Hi there - would also be pleased to hear more details about your proposed log home. I was intrigued to see that your may be getting the nod about no planning, especially as everywhere it comes over that planning is a tortuous and time-consuming exercise.


----------



## miradouro

To Spider --

Naturally, prices depend on what you're building, and whether you're putting in your own 'sweat capital' (e.g. utilities connections are expensive if not yet available, and you'll need central heating near Coimbra). 

For a bargain basement new-build place, I reckon you could go as low as 375-400/m2, but you'd have poor build quality, IKEA basics everywhere, and cheapskate finishing (e.g. polished cement floors/white tiles).

Here are some prices based on a major renovation project I've been doing in the last 2.5 years.

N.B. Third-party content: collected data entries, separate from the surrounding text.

template <int MODE, typename RT>
__global__ __launch_bounds__(256) void verify_wide_kernel(
    const int* __restrict__ qlist, const int* __restrict__ count, int KF, int M,
    const RT* __restrict__ X, const float* __restrict__ xn, const float* __restrict__ Q,
    const float* __restrict__ qn, int64_t ld, BoundArgs ba, const unsigned* __restrict__ stats,
    const float* __restrict__ lkey, const int* __restrict__ lid, int P, int LKP, int L,
    float* __restrict__ okey, int* __restrict__ oid, int KP, int* __restrict__ fail,
    const float* __restrict__ qinv, const float* __restrict__ xinv, const float* __restrict__ qr2i8,
    const float* __restrict__ Dk, const int64_t* __restrict__ Ik,
    unsigned long long* __restrict__ sizes, const float* __restrict__ qcut) {
  __shared__ float ck[kWideCap];
  __shared__ int cid[kWideCap];
  __shared__ float rk[kVerifyMaxKF], kk[kVerifyMaxKF];
  __shared__ int ri[kVerifyMaxKF], ki[kVerifyMaxKF];
  __shared__ int cntk;
  __shared__ float wT[4];
  __shared__ int wB[4];
  __shared__ int cnt, bad;
  __shared__ float eMs;
  __shared__ double qs[3];
  const int tid = threadIdx.x, lane = tid & 63, wv = tid >> 6;
  const int nflag = *count;
  for (int jq = blockIdx.x; jq < nflag; jq += gridDim.x) {
    const int q = qlist[jq];
    const int64_t lbase = (int64_t)q * P * LKP;
    float T = FLT_MAX;
    bool bounded = false;
    for (int j = tid; j < P; j += 256) {
      const int64_t o = lbase + (int64_t)j * LKP + L - 1;
      if (lid[o] >= 0) {
        bounded = true;
        T = fminf(T, lkey[o]);
      }
    }
    for (int o = 32; o > 0; o >>= 1) T = fminf(T, __shfl_xor(T, o));
    bounded = __any(bounded);
    if (lane == 0) {
      wT[wv] = T;
      wB[wv] = bounded ? 1 : 0;
    }
    if (tid == 0) {
      cnt = 0;
      cntk = 0;
      bad = 0;
      eMs = FLT_MAX;
    }
    for (int t = tid; t < kVerifyMaxKF; t += 256) {
      rk[t] = t < KP ? okey[(int64_t)q * KP + t] : FLT_MAX;
      ri[t] = t < KP ? oid[(int64_t)q * KP + t] : -1;
    }
    const float* qrow = Q + (int64_t)q * ld;
    if (wv == 0) {
      double a, b, c;
      query_split_norms(qrow, ld, lane, qr2i8 ? qr2i8 + q : nullptr, a, b, c, ba.aug_q2);
      if (lane == 0) {
        qs[0] = a;
        qs[1] = b;
        qs[2] = c;
      }
    }
    __syncthreads();
    T = fminf(fminf(wT[0], wT[1]), fminf(wT[2], wT[3]));
    bounded = (wB[0] | wB[1] | wB[2] | wB[3]) != 0;
    if (qcut && qcut[q] < FLT_MAX) {
      bounded = true;
      T = fminf(T, qcut[q]);
    }
    const double bkey =
        bound_key(MODE, ba, qs[0], qs[1],
                  MODE == MODE_L2 || MODE == MODE_L2D ? (double)qn[q] : qs[2], stats);
    if (bounded && Dk) {
      const float aM = Dk[(int64_t)q * KF + M - 1];
      double tp = (double)aM + 2.000001 * bkey;
      if (ri[M - 1] >= 0 && isfinite(rk[M - 1]))
        tp = fmin(tp, (double)rk[M - 1] + 1.000001 * bkey);
      if (isfinite(tp) && tp < (double)T) {
        float t = (float)tp;
        if ((double)t < tp) t = nextafterf(t, INFINITY);
        T = fminf(T, t);
      }
    }
    const float kfk = Dk ? Dk[(int64_t)q * KF + KF - 1] : -FLT_MAX;
    const int kfi = Dk ? (int)Ik[(int64_t)q * KF + KF - 1] : INT_MIN;
    for (int j = tid; j < P * L; j += 256) {
      const int64_t o = lbase + (int64_t)(j / L) * LKP + j % L;
      const int r = lid[o];
      const float lk = lkey[o];
      if (r >= 0 && (!bounded || lk < T)) {
        int hit = -1;
        if (Dk && (kfi < 0 || !lex_less(kfk, kfi, lk, r)))
          for (int t = 0; t < KP; ++t) hit = ri[t] == r ? t : hit;
        if (hit >= 0) {
          const int s = atomicAdd(&cntk, 1);
          if (s < kVerifyMaxKF) {
            kk[s] = rk[hit];
            ki[s] = r;
          }
        } else {
          const int s = atomicAdd(&cnt, 1);
          if (s < kWideCap) cid[s] = r;
        }
      }
    }
    __syncthreads();
    const int nu = cnt;
    const int nk = min(cntk, kVerifyMaxKF);
    const int n = nu + cntk;
    if (sizes && tid == 0) {
      atomicAdd(sizes, (unsigned long long)n);
      atomicAdd(sizes + 1, (unsigned long long)nu);
    }
    if (!(n > kWideCap || n < M || !isfinite(T))) {
      auto put = [&](int j, int r, double acc) {
        if (lane == 0) {
          const float key = exact_key<MODE>((float)acc, q, r, qn, xn, qinv, xinv);
          ck[j] = key;
          if (!isfinite(key)) bad = 1;
        }
      };
      if (ld <= 256 * kQV) {
        QSlice qsl;
        load_qslice(qrow, ld, lane, qsl);
        for (int j = wv; j < nu; j += 8) {
          const int ra = cid[j], rb = j + 4 < nu ? cid[j + 4] : ra;
          double da, db;
          wave_dot2<MODE == MODE_L2D, RT>(X + (int64_t)ra * ld, X + (int64_t)rb * ld, qsl, ld, lane, da,
                                      db);
          put(j, ra, da);
          if (j + 4 < nu) put(j + 4, rb, db);
        }
      } else {
        for (int j = wv; j < nu; j += 4) {
          const int r = cid[j];
          put(j, r, wave_dot<MODE == MODE_L2D, RT>(X + (int64_t)r * ld, qrow, ld, lane));
        }
      }
      for (int t = tid; t < nk; t += 256) {
        ck[nu + t] = kk[t];
        cid[nu + t] = ki[t];
        if (!isfinite(kk[t])) bad = 1;
      }
      __syncthreads();
      if (!bad) {
        float* ok = okey + (int64_t)q * KP;
        int* oi = oid + (int64_t)q * KP;
        for (int j = tid; j < n; j += 256) {
          const float kj = ck[j];
          const int ij = cid[j];
          int rank = 0;
          for (int t = 0; t < n; ++t) rank += lex_less(ck[t], cid[t], kj, ij) ? 1 : 0;
          if (rank < KF) {
            ok[rank] = kj;
            oi[rank] = ij;
          }
          if (rank == M - 1) eMs = kj;
        }
        for (int j = min(n, KF) + tid; j < KP; j += 256) {
          ok[j] = FLT_MAX;
          oi[j] = -1;
        }
        __syncthreads();
        const float eM = eMs;
        const bool pass =
            !bounded || ((double)T - bkey > (double)eM && isfinite(eM) && isfinite(bkey));
        if (tid == 0 && pass) fail[q] = 0;
      }
    }
    __syncthreads();
  }
}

It's not yet finished, and it's been tougher than similar projects I've done in Germany and Belgium (I've had to sack three builders: I no longer work with Portuguese builders due to poor punctuality,little craftsmanship, little pride in work). Also, there are some very good expat builders around. I've got perhaps 35-45K left to go to finish the project (including outbuildings, garage, garden, perhaps a swimming pool). Will be amazing when finished, but so far it's running about 12 months overdue, with a series of unnecessary run-ins with Portuguese cowboys (wish I'd just imported the Germans from hofhouse).


*Overall*
-- Land/ruin cost: 50,000 euros
-- Overall renovation cost/m2: 650/m2 (150m2 - house done but garden/outbuildings need finishing)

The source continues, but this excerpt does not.